** PROVIDED DATA follows **

int launch_pair_rows_sym(hipStream_t st, const double* C, long ldc, int variants, int k0, double* S, long lds) {
    if (variants <= 0 || k0 <= 0) return CRM_OK;
    dim3 grid((unsigned)(((long)variants * k0 + 255) / 256), (unsigned)k0);
    hipLaunchKernelGGL(pair_rows_sym_kernel, grid, dim3(256), 0, st, C, ldc, variants, k0, S, lds);
    CRM_HIP(hipGetLastError());
    return CRM_OK;
}

constexpr int DP_VARIANTS = 4, DP_MAX_SLOTS = 32;

template <int DP_SLOTS>
__global__ __launch_bounds__(256) void donor_pairs_expand_kernel(const double* __restrict__ P, long p_slab, long ldp, int donors,
                                                                  int variants, int k0, int k1, double* __restrict__ S, long lds,
                                                                  double* __restrict__ Psum, long psum_slab, long row_d, long row_j) {
    extern __shared__ double tile[];
    const int npair = k0 * (k0 + 1) / 2, total = DP_VARIANTS * npair;
    const int v0 = blockIdx.x * DP_VARIANTS, tid = threadIdx.x;
    const int per = (donors + gridDim.y - 1) / gridDim.y;
    const int d0 = blockIdx.y * per, d1 = min(donors, d0 + per);
    if (d0 >= d1) return;
    double acc[DP_SLOTS], x[DP_SLOTS];
    int src[DP_SLOTS];
#pragma unroll
    for (int q = 0; q < DP_SLOTS; q++) {
        const int e = tid + 256 * q, v = e / npair, pr = e - v * npair;
        acc[q] = 0.0;
        src[q] = e < total && v0 + v < variants ? (int)((long)(v0 + v) * ldp + pr) : -1;
    }
    auto fetch = [&](int d) {
        const double* __restrict__ Pd = P + (size_t)d * p_slab;
#pragma unroll
        for (int q = 0; q < DP_SLOTS; q++)
            if (tid + 256 * q < total) x[q] = src[q] >= 0 ? Pd[src[q]] : 0.0;
    };
    const int row_len = DP_VARIANTS * k0;
    const int vw = tid / k0, iw = tid - vw * k0;
    const bool writer = tid < row_len && v0 + vw < variants;
    const int base_i = iw * k0 - iw * (iw - 1) / 2 - iw;
    const double* __restrict__ mine = tile + vw * npair;
    fetch(d0);
    for (int d = d0; d < d1; d++) {
#pragma unroll
        for (int q = 0; q < DP_SLOTS; q++)
            if (tid + 256 * q < total) { acc[q] += x[q]; tile[tid + 256 * q] = x[q]; }
        __syncthreads();
        if (d + 1 < d1) fetch(d + 1);
        if (writer) {
            double* __restrict__ Sd = S + (size_t)(k1 + (long)d * row_d) * lds + (long)v0 * k0 + tid;
            for (int j = 0; j < k0; j++) {
                const int pidx = j <= iw ? j * k0 - j * (j - 1) / 2 + (iw - j) : base_i + j;
                Sd[(long)j * row_j * lds] = mine[pidx];
            }
        }
// ... 1 lines not shown
    }
    double* __restrict__ out = Psum + (size_t)blockIdx.y * psum_slab;
#pragma unroll
    for (int q = 0; q < DP_SLOTS; q++)
        if (tid + 256 * q < total && src[q] >= 0) out[src[q]] = acc[q];
}

bool donor_pairs_serves(int k0) { return k0 >= 2 && DP_VARIANTS * (k0 * (k0 + 1) / 2) <= 256 * DP_MAX_SLOTS && DP_VARIANTS * k0 <= 256; }

int launch_donor_pairs_expand(hipStream_t st, const double* P, long p_slab, long ldp, int donors, int variants, int k0, int k1,
                              double* S, long lds, double* Psum, long psum_slab, int splits, long row_d, long row_j) {
    if (row_d <= 0) { row_d = k0; row_j = 1; }
    if (variants <= 0 || donors <= 0) return CRM_OK;
    if (!donor_pairs_serves(k0) || splits < 1) {
        set_error("donor pairs: k0=%d outside the supported range", k0);
        return CRM_ERR_UNSUPPORTED;
    }
    const size_t lds_bytes = sizeof(double) * DP_VARIANTS * (size_t)(k0 * (k0 + 1) / 2);
    dim3 grid((unsigned)((variants + DP_VARIANTS - 1) / DP_VARIANTS), (unsigned)splits);
    const int slots = (DP_VARIANTS * (k0 * (k0 + 1) / 2) + 255) / 256;
#define CRM_DP_LAUNCH(SL)                                                                                                        \
    hipLaunchKernelGGL(donor_pairs_expand_kernel<SL>, grid, dim3(256), lds_bytes, st, P, p_slab, ldp, donors, variants, k0, k1, \
                       S, lds, Psum, psum_slab, row_d, row_j)
    if (slots <= 4) CRM_DP_LAUNCH(4);
    else if (slots <= 8) CRM_DP_LAUNCH(8);
    else if (slots <= 16) CRM_DP_LAUNCH(16);
    else if (slots <= 24) CRM_DP_LAUNCH(24);
    else CRM_DP_LAUNCH(32);
#undef CRM_DP_LAUNCH
    CRM_HIP(hipGetLastError());
    return CRM_OK;
}

constexpr int DR_LDU = 80;
typedef double v4d __attribute__((ext_vector_type(4)));

__device__ __forceinline__ void lds_barrier() { asm volatile("s_waitcnt lgkmcnt(0)\n\ts_barrier" ::: "memory"); }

** End of PROVIDED DATA **

Write every entry out again, exactly as it stands.

int launch_pair_rows_sym(hipStream_t st, const double* C, long ldc, int variants, int k0, double* S, long lds) {
    if (variants <= 0 || k0 <= 0) return CRM_OK;
    dim3 grid((unsigned)(((long)variants * k0 + 255) / 256), (unsigned)k0);
    hipLaunchKernelGGL(pair_rows_sym_kernel, grid, dim3(256), 0, st, C, ldc, variants, k0, S, lds);
    CRM_HIP(hipGetLastError());
    return CRM_OK;
}

constexpr int DP_VARIANTS = 4, DP_MAX_SLOTS = 32;

template <int DP_SLOTS>
__global__ __launch_bounds__(256) void donor_pairs_expand_kernel(const double* __restrict__ P, long p_slab, long ldp, int donors,
                                                                  int variants, int k0, int k1, double* __restrict__ S, long lds,
                                                                  double* __restrict__ Psum, long psum_slab, long row_d, long row_j) {
    extern __shared__ double tile[];
    const int npair = k0 * (k0 + 1) / 2, total = DP_VARIANTS * npair;
    const int v0 = blockIdx.x * DP_VARIANTS, tid = threadIdx.x;
    const int per = (donors + gridDim.y - 1) / gridDim.y;
    const int d0 = blockIdx.y * per, d1 = min(donors, d0 + per);
    if (d0 >= d1) return;
    double acc[DP_SLOTS], x[DP_SLOTS];
    int src[DP_SLOTS];
#pragma unroll
    for (int q = 0; q < DP_SLOTS; q++) {
        const int e = tid + 256 * q, v = e / npair, pr = e - v * npair;
        acc[q] = 0.0;
        src[q] = e < total && v0 + v < variants ? (int)((long)(v0 + v) * ldp + pr) : -1;
    }
    auto fetch = [&](int d) {
        const double* __restrict__ Pd = P + (size_t)d * p_slab;
#pragma unroll
        for (int q = 0; q < DP_SLOTS; q++)
            if (tid + 256 * q < total) x[q] = src[q] >= 0 ? Pd[src[q]] : 0.0;
    };
    const int row_len = DP_VARIANTS * k0;
    const int vw = tid / k0, iw = tid - vw * k0;
    const bool writer = tid < row_len && v0 + vw < variants;
    const int base_i = iw * k0 - iw * (iw - 1) / 2 - iw;
    const double* __restrict__ mine = tile + vw * npair;
    fetch(d0);
    for (int d = d0; d < d1; d++) {
#pragma unroll
        for (int q = 0; q < DP_SLOTS; q++)
            if (tid + 256 * q < total) { acc[q] += x[q]; tile[tid + 256 * q] = x[q]; }
        __syncthreads();
        if (d + 1 < d1) fetch(d + 1);
        if (writer) {
            double* __restrict__ Sd = S + (size_t)(k1 + (long)d * row_d) * lds + (long)v0 * k0 + tid;
            for (int j = 0; j < k0; j++) {
                const int pidx = j <= iw ? j * k0 - j * (j - 1) / 2 + (iw - j) : base_i + j;
                Sd[(long)j * row_j * lds] = mine[pidx];
            }
        }
// ... 1 lines not shown
    }
    double* __restrict__ out = Psum + (size_t)blockIdx.y * psum_slab;
#pragma unroll
    for (int q = 0; q < DP_SLOTS; q++)
        if (tid + 256 * q < total && src[q] >= 0) out[src[q]] = acc[q];
}

bool donor_pairs_serves(int k0) { return k0 >= 2 && DP_VARIANTS * (k0 * (k0 + 1) / 2) <= 256 * DP_MAX_SLOTS && DP_VARIANTS * k0 <= 256; }

int launch_donor_pairs_expand(hipStream_t st, const double* P, long p_slab, long ldp, int donors, int variants, int k0, int k1,
                              double* S, long lds, double* Psum, long psum_slab, int splits, long row_d, long row_j) {
    if (row_d <= 0) { row_d = k0; row_j = 1; }
    if (variants <= 0 || donors <= 0) return CRM_OK;
    if (!donor_pairs_serves(k0) || splits < 1) {
        set_error("donor pairs: k0=%d outside the supported range", k0);
        return CRM_ERR_UNSUPPORTED;
    }
    const size_t lds_bytes = sizeof(double) * DP_VARIANTS * (size_t)(k0 * (k0 + 1) / 2);
    dim3 grid((unsigned)((variants + DP_VARIANTS - 1) / DP_VARIANTS), (unsigned)splits);
    const int slots = (DP_VARIANTS * (k0 * (k0 + 1) / 2) + 255) / 256;
#define CRM_DP_LAUNCH(SL)                                                                                                        \
    hipLaunchKernelGGL(donor_pairs_expand_kernel<SL>, grid, dim3(256), lds_bytes, st, P, p_slab, ldp, donors, variants, k0, k1, \
                       S, lds, Psum, psum_slab, row_d, row_j)
    if (slots <= 4) CRM_DP_LAUNCH(4);
    else if (slots <= 8) CRM_DP_LAUNCH(8);
    else if (slots <= 16) CRM_DP_LAUNCH(16);
    else if (slots <= 24) CRM_DP_LAUNCH(24);
    else CRM_DP_LAUNCH(32);
#undef CRM_DP_LAUNCH
    CRM_HIP(hipGetLastError());
    return CRM_OK;
}

constexpr int DR_LDU = 80;
typedef double v4d __attribute__((ext_vector_type(4)));

__device__ __forceinline__ void lds_barrier() { asm volatile("s_waitcnt lgkmcnt(0)\n\ts_barrier" ::: "memory"); }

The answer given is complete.